Return the records exactly, please. Every line should match.

▶ [Records shown]
================================
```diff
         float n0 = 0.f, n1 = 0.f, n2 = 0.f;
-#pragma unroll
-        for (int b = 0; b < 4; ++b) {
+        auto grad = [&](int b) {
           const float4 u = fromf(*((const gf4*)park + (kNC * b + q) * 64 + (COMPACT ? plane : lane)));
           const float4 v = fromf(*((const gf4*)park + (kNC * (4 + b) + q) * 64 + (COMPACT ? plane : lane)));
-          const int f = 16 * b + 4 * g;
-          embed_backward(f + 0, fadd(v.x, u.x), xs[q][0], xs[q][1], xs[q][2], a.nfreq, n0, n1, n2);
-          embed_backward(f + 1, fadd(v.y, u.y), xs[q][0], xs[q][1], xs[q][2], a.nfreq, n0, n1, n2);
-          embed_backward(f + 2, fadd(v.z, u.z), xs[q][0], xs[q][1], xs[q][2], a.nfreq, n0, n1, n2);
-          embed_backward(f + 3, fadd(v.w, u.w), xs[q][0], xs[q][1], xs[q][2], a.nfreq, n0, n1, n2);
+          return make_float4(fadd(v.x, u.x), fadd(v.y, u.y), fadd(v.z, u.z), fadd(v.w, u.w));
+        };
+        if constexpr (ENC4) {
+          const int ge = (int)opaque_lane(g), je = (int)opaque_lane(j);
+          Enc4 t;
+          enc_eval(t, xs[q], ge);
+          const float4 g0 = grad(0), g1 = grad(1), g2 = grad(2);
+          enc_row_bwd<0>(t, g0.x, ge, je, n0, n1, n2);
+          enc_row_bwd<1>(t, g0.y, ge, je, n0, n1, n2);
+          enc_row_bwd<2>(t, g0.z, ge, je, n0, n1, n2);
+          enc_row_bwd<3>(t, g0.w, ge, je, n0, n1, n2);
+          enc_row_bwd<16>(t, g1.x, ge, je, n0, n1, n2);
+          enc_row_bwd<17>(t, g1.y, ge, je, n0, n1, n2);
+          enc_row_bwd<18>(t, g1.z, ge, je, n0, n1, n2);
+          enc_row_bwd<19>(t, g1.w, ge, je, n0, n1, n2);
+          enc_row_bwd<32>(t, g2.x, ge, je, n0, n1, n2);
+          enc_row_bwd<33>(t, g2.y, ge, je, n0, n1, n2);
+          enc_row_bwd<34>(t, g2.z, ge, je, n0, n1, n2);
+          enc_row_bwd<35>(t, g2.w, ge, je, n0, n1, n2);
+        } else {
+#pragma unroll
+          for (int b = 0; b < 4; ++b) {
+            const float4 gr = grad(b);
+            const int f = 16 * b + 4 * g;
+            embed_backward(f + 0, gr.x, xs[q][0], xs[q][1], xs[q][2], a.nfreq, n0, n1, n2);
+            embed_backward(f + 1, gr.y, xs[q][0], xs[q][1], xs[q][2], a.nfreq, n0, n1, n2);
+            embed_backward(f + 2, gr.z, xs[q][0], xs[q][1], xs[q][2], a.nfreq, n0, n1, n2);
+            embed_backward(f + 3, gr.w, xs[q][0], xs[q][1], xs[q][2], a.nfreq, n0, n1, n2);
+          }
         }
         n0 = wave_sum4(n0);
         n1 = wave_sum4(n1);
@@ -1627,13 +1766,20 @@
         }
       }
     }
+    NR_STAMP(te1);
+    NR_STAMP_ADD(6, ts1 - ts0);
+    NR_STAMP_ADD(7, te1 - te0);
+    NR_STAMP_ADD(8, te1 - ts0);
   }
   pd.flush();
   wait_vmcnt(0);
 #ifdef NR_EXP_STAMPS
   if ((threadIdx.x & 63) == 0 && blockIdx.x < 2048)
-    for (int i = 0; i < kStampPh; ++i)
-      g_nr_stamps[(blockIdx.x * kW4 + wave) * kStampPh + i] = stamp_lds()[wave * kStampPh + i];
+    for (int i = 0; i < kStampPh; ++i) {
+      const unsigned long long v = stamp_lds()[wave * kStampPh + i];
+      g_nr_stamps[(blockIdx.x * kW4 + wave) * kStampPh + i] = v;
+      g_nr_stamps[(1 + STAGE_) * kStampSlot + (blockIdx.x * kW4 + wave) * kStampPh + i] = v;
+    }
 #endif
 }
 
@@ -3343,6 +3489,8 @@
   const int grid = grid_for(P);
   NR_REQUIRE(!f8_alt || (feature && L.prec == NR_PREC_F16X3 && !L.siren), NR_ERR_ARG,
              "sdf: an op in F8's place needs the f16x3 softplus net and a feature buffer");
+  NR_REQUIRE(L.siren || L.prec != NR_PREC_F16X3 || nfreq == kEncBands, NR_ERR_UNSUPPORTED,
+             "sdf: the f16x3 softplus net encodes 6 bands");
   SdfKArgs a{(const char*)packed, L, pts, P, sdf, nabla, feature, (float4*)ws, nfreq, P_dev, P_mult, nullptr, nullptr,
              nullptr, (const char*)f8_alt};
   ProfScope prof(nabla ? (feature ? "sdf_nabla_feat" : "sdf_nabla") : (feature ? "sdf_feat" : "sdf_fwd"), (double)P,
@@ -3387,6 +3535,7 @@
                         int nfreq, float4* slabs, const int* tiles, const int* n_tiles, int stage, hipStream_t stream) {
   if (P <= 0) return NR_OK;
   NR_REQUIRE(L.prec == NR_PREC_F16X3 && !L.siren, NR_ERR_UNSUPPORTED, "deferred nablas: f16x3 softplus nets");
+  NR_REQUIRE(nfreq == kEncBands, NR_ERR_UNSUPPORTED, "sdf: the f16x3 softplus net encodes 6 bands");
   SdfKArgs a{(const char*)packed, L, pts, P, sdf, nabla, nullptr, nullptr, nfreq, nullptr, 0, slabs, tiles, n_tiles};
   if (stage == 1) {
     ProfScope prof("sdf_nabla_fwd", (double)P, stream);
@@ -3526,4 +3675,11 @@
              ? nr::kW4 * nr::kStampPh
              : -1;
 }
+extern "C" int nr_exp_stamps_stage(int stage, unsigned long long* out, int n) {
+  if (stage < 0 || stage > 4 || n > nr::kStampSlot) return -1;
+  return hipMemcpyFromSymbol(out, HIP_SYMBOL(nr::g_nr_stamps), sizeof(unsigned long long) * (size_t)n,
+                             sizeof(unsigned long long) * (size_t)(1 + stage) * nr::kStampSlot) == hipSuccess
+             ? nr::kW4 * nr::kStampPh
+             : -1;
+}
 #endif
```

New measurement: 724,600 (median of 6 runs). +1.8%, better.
================================
▶ [Response area]
```diff
         float n0 = 0.f, n1 = 0.f, n2 = 0.f;
-#pragma unroll
-        for (int b = 0; b < 4; ++b) {
+        auto grad = [&](int b) {
           const float4 u = fromf(*((const gf4*)park + (kNC * b + q) * 64 + (COMPACT ? plane : lane)));
           const float4 v = fromf(*((const gf4*)park + (kNC * (4 + b) + q) * 64 + (COMPACT ? plane : lane)));
-          const int f = 16 * b + 4 * g;
-          embed_backward(f + 0, fadd(v.x, u.x), xs[q][0], xs[q][1], xs[q][2], a.nfreq, n0, n1, n2);
-          embed_backward(f + 1, fadd(v.y, u.y), xs[q][0], xs[q][1], xs[q][2], a.nfreq, n0, n1, n2);
-          embed_backward(f + 2, fadd(v.z, u.z), xs[q][0], xs[q][1], xs[q][2], a.nfreq, n0, n1, n2);
-          embed_backward(f + 3, fadd(v.w, u.w), xs[q][0], xs[q][1], xs[q][2], a.nfreq, n0, n1, n2);
+          return make_float4(fadd(v.x, u.x), fadd(v.y, u.y), fadd(v.z, u.z), fadd(v.w, u.w));
+        };
+        if constexpr (ENC4) {
+          const int ge = (int)opaque_lane(g), je = (int)opaque_lane(j);
+          Enc4 t;
+          enc_eval(t, xs[q], ge);
+          const float4 g0 = grad(0), g1 = grad(1), g2 = grad(2);
+          enc_row_bwd<0>(t, g0.x, ge, je, n0, n1, n2);
+          enc_row_bwd<1>(t, g0.y, ge, je, n0, n1, n2);
+          enc_row_bwd<2>(t, g0.z, ge, je, n0, n1, n2);
+          enc_row_bwd<3>(t, g0.w, ge, je, n0, n1, n2);
+          enc_row_bwd<16>(t, g1.x, ge, je, n0, n1, n2);
+          enc_row_bwd<17>(t, g1.y, ge, je, n0, n1, n2);
+          enc_row_bwd<18>(t, g1.z, ge, je, n0, n1, n2);
+          enc_row_bwd<19>(t, g1.w, ge, je, n0, n1, n2);
+          enc_row_bwd<32>(t, g2.x, ge, je, n0, n1, n2);
+          enc_row_bwd<33>(t, g2.y, ge, je, n0, n1, n2);
+          enc_row_bwd<34>(t, g2.z, ge, je, n0, n1, n2);
+          enc_row_bwd<35>(t, g2.w, ge, je, n0, n1, n2);
+        } else {
+#pragma unroll
+          for (int b = 0; b < 4; ++b) {
+            const float4 gr = grad(b);
+            const int f = 16 * b + 4 * g;
+            embed_backward(f + 0, gr.x, xs[q][0], xs[q][1], xs[q][2], a.nfreq, n0, n1, n2);
+            embed_backward(f + 1, gr.y, xs[q][0], xs[q][1], xs[q][2], a.nfreq, n0, n1, n2);
+            embed_backward(f + 2, gr.z, xs[q][0], xs[q][1], xs[q][2], a.nfreq, n0, n1, n2);
+            embed_backward(f + 3, gr.w, xs[q][0], xs[q][1], xs[q][2], a.nfreq, n0, n1, n2);
+          }
         }
         n0 = wave_sum4(n0);
         n1 = wave_sum4(n1);
@@ -1627,13 +1766,20 @@
         }
       }
     }
+    NR_STAMP(te1);
+    NR_STAMP_ADD(6, ts1 - ts0);
+    NR_STAMP_ADD(7, te1 - te0);
+    NR_STAMP_ADD(8, te1 - ts0);
   }
   pd.flush();
   wait_vmcnt(0);
 #ifdef NR_EXP_STAMPS
   if ((threadIdx.x & 63) == 0 && blockIdx.x < 2048)
-    for (int i = 0; i < kStampPh; ++i)
-      g_nr_stamps[(blockIdx.x * kW4 + wave) * kStampPh + i] = stamp_lds()[wave * kStampPh + i];
+    for (int i = 0; i < kStampPh; ++i) {
+      const unsigned long long v = stamp_lds()[wave * kStampPh + i];
+      g_nr_stamps[(blockIdx.x * kW4 + wave) * kStampPh + i] = v;
+      g_nr_stamps[(1 + STAGE_) * kStampSlot + (blockIdx.x * kW4 + wave) * kStampPh + i] = v;
+    }
 #endif
 }
 
@@ -3343,6 +3489,8 @@
   const int grid = grid_for(P);
   NR_REQUIRE(!f8_alt || (feature && L.prec == NR_PREC_F16X3 && !L.siren), NR_ERR_ARG,
              "sdf: an op in F8's place needs the f16x3 softplus net and a feature buffer");
+  NR_REQUIRE(L.siren || L.prec != NR_PREC_F16X3 || nfreq == kEncBands, NR_ERR_UNSUPPORTED,
+             "sdf: the f16x3 softplus net encodes 6 bands");
   SdfKArgs a{(const char*)packed, L, pts, P, sdf, nabla, feature, (float4*)ws, nfreq, P_dev, P_mult, nullptr, nullptr,
              nullptr, (const char*)f8_alt};
   ProfScope prof(nabla ? (feature ? "sdf_nabla_feat" : "sdf_nabla") : (feature ? "sdf_feat" : "sdf_fwd"), (double)P,
@@ -3387,6 +3535,7 @@
                         int nfreq, float4* slabs, const int* tiles, const int* n_tiles, int stage, hipStream_t stream) {
   if (P <= 0) return NR_OK;
   NR_REQUIRE(L.prec == NR_PREC_F16X3 && !L.siren, NR_ERR_UNSUPPORTED, "deferred nablas: f16x3 softplus nets");
+  NR_REQUIRE(nfreq == kEncBands, NR_ERR_UNSUPPORTED, "sdf: the f16x3 softplus net encodes 6 bands");
   SdfKArgs a{(const char*)packed, L, pts, P, sdf, nabla, nullptr, nullptr, nfreq, nullptr, 0, slabs, tiles, n_tiles};
   if (stage == 1) {
     ProfScope prof("sdf_nabla_fwd", (double)P, stream);
@@ -3526,4 +3675,11 @@
              ? nr::kW4 * nr::kStampPh
              : -1;
 }
+extern "C" int nr_exp_stamps_stage(int stage, unsigned long long* out, int n) {
+  if (stage < 0 || stage > 4 || n > nr::kStampSlot) return -1;
+  return hipMemcpyFromSymbol(out, HIP_SYMBOL(nr::g_nr_stamps), sizeof(unsigned long long) * (size_t)n,
+                             sizeof(unsigned long long) * (size_t)(1 + stage) * nr::kStampSlot) == hipSuccess
+             ? nr::kW4 * nr::kStampPh
+             : -1;
+}
 #endif
```

New measurement: 724,600 (median of 6 runs). +1.8%, better.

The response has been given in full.